Our Scientists

Ever since he was a child, David Agard has wanted to understand how things work. Today, as a biomedical scientist, he uses that curiosity to figure out at an atomic scale how "machines" of different sizes inside a cell function.

When Agard was a child, an uncle who was a physicist introduced him to the wonders of science and electronics. As he grew up, he initially thought that he too wanted to be a physicist. But ultimately, Agard was drawn to biology because of life's enormous complexity. "You could work a lifetime [in biology] and still be amazed at every new thing you saw," Agard said.

Nevertheless, his early exposure to inorganic systems influenced him. One of his goals as an investigator is to bring more physics and chemistry to bear on biology, with the idea of making biology, to some degree, an engineering science. Agard believes that by breaking components of a cell apart, examining the function of each of the pieces, and seeing how the parts come together at the molecular level, scientists will be able to predict how the cell's equipment works.

To that end, Agard for the past two decades has been deconstructing the mechanics of single macromolecules, small molecular complexes, and large supramolecular structures. To delve as deep as possible into his model systems, Agard has developed new types of biochemical analyses and visualization methods.

His philosophy as a scientist is to have a "big picture" approach. He searches for projects that might lead to a better understanding of general biochemical principles.

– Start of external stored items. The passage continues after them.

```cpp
int gr_debug_store_probe(void* hi, void* lo, int64_t Nt, int64_t ld, int col_start, int ncols, int mode,
                         void* stream);

int gr_type_layer(const int32_t* rowptr_t, const int32_t* rel_t, const float* w_t,
                  const int32_t* rowptr_h, const int32_t* rel_h, const float* w_h,
                  const float* table, float* out, int64_t out_row_stride,
                  void* out_hi, void* out_lo, int64_t ld_planes,
                  int B, int N, int D, int64_t F, void* stream);

size_t gr_graft_stage_workspace_bytes(int64_t B, int64_t max_fact);
int gr_graft_stage(const int64_t* e2f_b, const int64_t* e2f_f, const int64_t* e2f_e, int64_t F_e2f,
                   const int64_t* f2e_b, const int64_t* f2e_e, const int64_t* f2e_f, int64_t F_f2e,
                   const int64_t* kb_fact_rel, int B, int N, int64_t max_fact, int64_t R1, int32_t* heads,
                   int32_t* rels, int32_t* tails, int32_t* slot_of, int32_t* nfacts, int32_t* status,
                   const int32_t* live, void* workspace, size_t workspace_bytes, void* stream);
int gr_graft_attention(const float* qh, const float* qmask, int Q, const float* rel, int64_t ldr, int64_t R1,
                       const int64_t* kb_fact_rel, int B, int64_t max_fact, int D, const int32_t* rowptr_h,
                       const int32_t* fact_h, const int32_t* slot_of, int N, float* W, float* Wt, float* E,
                       int32_t* status, void* stream);
int gr_graft_aggregate(const int32_t* rowptr_t, const int32_t* src_t, const int32_t* rel_t, const int32_t* fact_t,
                       const int32_t* slot_of, const float* Wt, const float* E, const float* prior,
                       const float* self_tab, int64_t ld_self, const float* head_tab, int64_t ld_head,
                       const float* q2e, double lambda, float* sum_out, int64_t ld_sum, void* out_hi, void* out_lo,
                       int64_t ld_planes, int64_t col_sum, int64_t col_indeg, int64_t col_q2e, float* indeg_out,
                       float* prior_next, int B, int N, int D, void* stream);

int gr_graft_dropout_mask(const int64_t* seed, double p, int64_t S, int D, uint8_t* mask, void* stream);
int gr_graft_aggregate_train(const int32_t* rowptr_t, const int32_t* src_t, const int32_t* rel_t,
                             const int32_t* fact_t, const int32_t* slot_of, const float* s, const float* self_tab,
                             int64_t ld_self, const float* head_tab, int64_t ld_head, const int64_t* seed, double p,
                             float* sum_out, int64_t ld_sum, int B, int N, int D, void* stream);
// ... 258 lines not shown
```

Measured before the change: 12890.

## Auto-select 2-CTA clusters and size persistent grid by occupancy query

Result: faster. 13060, median of 6 (+1.3%).

```diff
diff --git a/gnn_rag_b200/csrc/linear_tc.cu b/gnn_rag_b200/csrc/linear_tc.cu
--- a/gnn_rag_b200/csrc/linear_tc.cu
+++ b/gnn_rag_b200/csrc/linear_tc.cu
@@ -2,9 +2,23 @@
 
 namespace gr {
 
-int g_tc_cluster = 1;
+int g_tc_cluster = 0;
 int g_tc_bk = 32;
 int g_tc_tma_store = 1;
+
+int tc_cluster_grid(int64_t num_tiles, int cs, int max_active_clusters) {
+  const int64_t ngroups = (num_tiles + cs - 1) / cs;
+  return (int)std::max<int64_t>(1, std::min<int64_t>(ngroups, max_active_clusters));
+}
+
+int tc_cluster_size(int np, int64_t num_tiles, bool k_order) {
+  const bool pair_ok = (np / 2) % 8 == 0 && num_tiles >= 2;
+  if (g_tc_cluster == 1 || !pair_ok) return 1;
+  if (g_tc_cluster >= 2) return 2;
+  return k_order && np == 208 && num_tiles >= 4 * (int64_t)sm_count() ? 2 : 1;
+}
+
+int g_tc_last_launch[3] = {0, 0, 0};
 
 namespace {
 
@@ -131,10 +145,15 @@
       const int w_slice = w_rows * BK * 2;
       for (int g = cid; g < ngroups; g += ncluster) {
         const int m0 = (g * CS + crank) * BM;
+#ifdef GR_LINEAR_TC_DIAG_W_FIRST_TILE
+        const bool load_w = g == cid;
+#else
+        constexpr bool load_w = true;
+#endif
         for (int kb = 0; kb < nkb; ++kb) {
           mbar_wait(&empty_bar[s], phase ^ 1);
           uint8_t* st = smem + (size_t)s * stage_bytes;
-          mbar_expect_tx(&full_bar[s], (uint32_t)stage_bytes);
+          mbar_expect_tx(&full_bar[s], (uint32_t)(load_w ? stage_bytes : w_off));
           int a_col = kb * BK;
           if constexpr (GROUPED) {
             if (p.kg_nb0 == 0) {
@@ -148,10 +167,10 @@
           }
           tma_load_2d(st, &map_a_hi, &full_bar[s], a_col, m0);
           if (!single) tma_load_2d(st + a_bytes, &map_a_lo, &full_bar[s], a_col, m0);
-          if (CS == 1) {
+          if (load_w && CS == 1) {
             tma_load_2d(st + w_off, &map_w_hi, &full_bar[s], kb * BK, 0);
             if (!single) tma_load_2d(st + w_off + w_bytes, &map_w_lo, &full_bar[s], kb * BK, 0);
-          } else {
+          } else if (load_w) {
             tma_load_2d_mc(st + w_off + crank * w_slice, &map_w_hi, &full_bar[s], kb * BK,
                            crank * w_rows, kMask);
             if (!single)
@@ -195,12 +214,12 @@
           mma_kblock<NP, BK, BK / MMA_K, false>(acc, da_hi, da_lo, dw_hi, dw_lo);
         }
         wgmma_wait<1>();
-        if (prev >= 0 && lane == 0) release_slot<CS>(&empty_bar[prev]);
+        if (prev >= 0 && lane == 0) release_slot<CS, false>(&empty_bar[prev]);
         prev = s;
         if (++s == p.stages) { s = 0; phase ^= 1; }
       }
       wgmma_wait<0>();
-      if (prev >= 0 && lane == 0) release_slot<CS>(&empty_bar[prev]);
+      if (prev >= 0 && lane == 0) release_slot<CS, false>(&empty_bar[prev]);
 
       const int64_t row0 = (int64_t)tile * BM + cw * WG_M + r;
       float dot0 = 0.f, dot1 = 0.f;
@@ -300,11 +319,13 @@
 int launch_tc_cs(const CUtensorMap& m_a_hi, const CUtensorMap& m_a_lo, const CUtensorMap& m_w_hi,
                  const CUtensorMap& m_w_lo, const CUtensorMap& m_c, const CUtensorMap& m_c_hi,
                  const CUtensorMap& m_c_lo, const TcPlan& t, const TcParams& p, cudaStream_t stream) {
-  const int ngroups = (p.num_tiles + CS - 1) / CS;
-  const int nclusters = std::max(1, std::min(ngroups, sm_count() / CS));
-  return launch_cluster<linear_tc_kernel<NP, CS, BK, GROUPED>>("gr_linear_tc", kLaunchRegs, CS, nclusters * CS, kThreads,
-                                                               t.smem_bytes, stream, m_a_hi, m_a_lo, m_w_hi, m_w_lo,
-                                                               m_c, m_c_hi, m_c_lo, p);
+  constexpr auto kernel = linear_tc_kernel<NP, CS, BK, GROUPED>;
+  int max_active = 0;
+  if (int rc = max_active_clusters<kernel>("gr_linear_tc", CS, kThreads, t.smem_bytes, &max_active)) return rc;
+  const int nclusters = tc_cluster_grid(p.num_tiles, CS, max_active);
+  g_tc_last_launch[0] = CS; g_tc_last_launch[1] = nclusters; g_tc_last_launch[2] = max_active;
+  return launch_cluster<kernel>("gr_linear_tc", kLaunchRegs, CS, nclusters * CS, kThreads, t.smem_bytes, stream,
+                                m_a_hi, m_a_lo, m_w_hi, m_w_lo, m_c, m_c_hi, m_c_lo, p);
 }
 
 template <int NP>
@@ -326,7 +347,7 @@
               TcParams p, cudaStream_t stream) {
   p.n_pad = t.n_pad; p.stages = t.stages;
   p.num_tiles = (int)ceil_div(p.M, BM);
-  int cs = (g_tc_cluster >= 2 && (t.np / 2) % 8 == 0 && p.num_tiles >= 2) ? 2 : 1;
+  const int cs = tc_cluster_size(t.np, p.num_tiles, p.kg_nb0 > 0);
   CUtensorMap m_a_hi, m_a_lo, m_w_hi, m_w_lo;
   const int64_t w_cols = p.kg_T ? ldw16 : p.K;
   const int64_t a_cols = p.kg_nb0 ? p.kg_nb0 + (int64_t)(p.kg_T - 1) * p.kg_pitch : p.K;
@@ -370,6 +391,18 @@
 extern "C" size_t gr_linear_tc_planes_workspace_bytes(int64_t N, int64_t K) {
   if (N <= 0 || K <= 0) return 0;
   return gr::plan_tc(1, N, K).w_only_bytes;
+}
+
+extern "C" int gr_linear_tc_cluster_grid(int64_t num_tiles, int cluster, int max_active_clusters) {
+  if (num_tiles < 1 || cluster < 1 || max_active_clusters < 1) return 0;
+  return gr::tc_cluster_grid(num_tiles, cluster, max_active_clusters);
+}
+
+extern "C" int gr_linear_tc_last_launch(int* cluster, int* clusters, int* max_active_clusters) {
+  if (cluster) *cluster = gr::g_tc_last_launch[0];
+  if (clusters) *clusters = gr::g_tc_last_launch[1];
+  if (max_active_clusters) *max_active_clusters = gr::g_tc_last_launch[2];
+  return GR_OK;
 }
 
 extern "C" int gr_split_bf16(const float* A, int64_t lda, int64_t M, int64_t K, void* hi, void* lo,
diff --git a/gnn_rag_b200/csrc/wgmma.cuh b/gnn_rag_b200/csrc/wgmma.cuh
--- a/gnn_rag_b200/csrc/wgmma.cuh
+++ b/gnn_rag_b200/csrc/wgmma.cuh
@@ -94,18 +94,22 @@
 __device__ __forceinline__ void mbar_arrive(uint64_t* bar) {
   asm volatile("mbarrier.arrive.shared::cta.b64 _, [%0];" ::"r"(smem_u32(bar)) : "memory");
 }
+template <bool CLUSTER_SCOPE = true>
 __device__ __forceinline__ void mbar_arrive_cluster(uint64_t* bar, uint32_t rank) {
   uint32_t remote;
   asm volatile("mapa.shared::cluster.u32 %0, %1, %2;" : "=r"(remote) : "r"(smem_u32(bar)), "r"(rank));
-  asm volatile("mbarrier.arrive.release.cluster.shared::cluster.b64 _, [%0];" ::"r"(remote) : "memory");
-}
-template <int CS>
+  if constexpr (CLUSTER_SCOPE)
+    asm volatile("mbarrier.arrive.release.cluster.shared::cluster.b64 _, [%0];" ::"r"(remote) : "memory");
+  else
+    asm volatile("mbarrier.arrive.shared::cluster.b64 _, [%0];" ::"r"(remote) : "memory");
+}
+template <int CS, bool CLUSTER_SCOPE = true>
 __device__ __forceinline__ void release_slot(uint64_t* bar) {
   if (CS == 1) {
     mbar_arrive(bar);
   } else {
 #pragma unroll
-    for (int r = 0; r < CS; ++r) mbar_arrive_cluster(bar, (uint32_t)r);
+    for (int r = 0; r < CS; ++r) mbar_arrive_cluster<CLUSTER_SCOPE>(bar, (uint32_t)r);
   }
 }
 __device__ __forceinline__ void tma_load_2d(void* dst, const CUtensorMap* map, uint64_t* bar, int c0,
@@ -319,6 +323,43 @@
   }
 }
 
+template <auto Kernel>
+int max_active_clusters(const char* fn, int cs, int threads, size_t smem, int* out) {
+  struct Entry { size_t smem; int n; };
+  static Entry cache[64][4] = {};
+  int dev = 0;
+  GR_CHECK_CUDA_AS(fn, cudaGetDevice(&dev));
+  Entry* row = dev >= 0 && dev < 64 ? cache[dev] : nullptr;
+  if (row)
+    for (int i = 0; i < 4; ++i)
+      if (row[i].n > 0 && row[i].smem == smem) { *out = row[i].n; return GR_OK; }
+  if (int rc = opt_in_smem<Kernel>(fn, 227 * 1024)) return rc;
+  cudaLaunchConfig_t cfg{};
+  cfg.gridDim = dim3((unsigned)(cs * sm_count()));
+  cfg.blockDim = dim3((unsigned)threads);
+  cfg.dynamicSmemBytes = smem;
+  cudaLaunchAttribute attr[1];
+  attr[0].id = cudaLaunchAttributeClusterDimension;
+  attr[0].val.clusterDim.x = cs;
+  attr[0].val.clusterDim.y = 1;
+  attr[0].val.clusterDim.z = 1;
+  cfg.attrs = attr;
+  cfg.numAttrs = 1;
+  int n = 0;
+  GR_CHECK_CUDA_AS(fn, cudaOccupancyMaxActiveClusters(&n, Kernel, &cfg));
+  if (n < 1) {
+    set_error("%s: no cluster of %d CTAs with %zu bytes of shared memory fits on the device", fn, cs, smem);
+    return GR_ERR_UNSUPPORTED;
+  }
+  if (row) {
+    int i = 0;
+    while (i < 3 && row[i].n > 0) ++i;
+    row[i] = Entry{smem, n};
+  }
+  *out = n;
+  return GR_OK;
+}
+
 template <auto Kernel, typename... Args>
 int launch_cluster(const char* fn, int launch_regs, int cs, int grid, int threads, size_t smem, cudaStream_t stream,
                    const Args&... args) {
diff --git a/include/gnnrag_b200.h b/include/gnnrag_b200.h
--- a/include/gnnrag_b200.h
+++ b/include/gnnrag_b200.h
@@ -54,6 +54,8 @@
                         const float* w_score, float* dots, int64_t M, int64_t N, int64_t K,
                         int64_t k_seg, int64_t k_seg_pitch,
                         uint32_t flags, void* workspace, size_t workspace_bytes, void* stream);
+int gr_linear_tc_cluster_grid(int64_t num_tiles, int cluster, int max_active_clusters);
+int gr_linear_tc_last_launch(int* cluster, int* clusters, int* max_active_clusters);
 int gr_split_bf16(const float* A, int64_t lda, int64_t M, int64_t K, void* hi, void* lo, int64_t ld_out,
                   void* stream);
 
```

An appreciation for macromolecular structure began when he was an undergraduate at Yale and continued throughout his graduate studies at CalTech and postdoctoral studies at the MRC Laboratory of Molecular Biology in Cambridge, England. In the early 1980s, Agard felt that the time was right to combine the then new technology of molecular biology with structural biology to better understand the complex relationship between gene sequence, protein structure, and biological function at a molecular level. A gene codes for the linear sequence of amino acids that make up a protein. Proteins in a cell act as enzymes performing chemical reactions or as structural elements. When forming, a string of amino acids folds into a three-dimensional shape, which determines the molecule's function. Change part of the gene's code, and the resulting protein's form and activity may be impaired or altered in an interesting way.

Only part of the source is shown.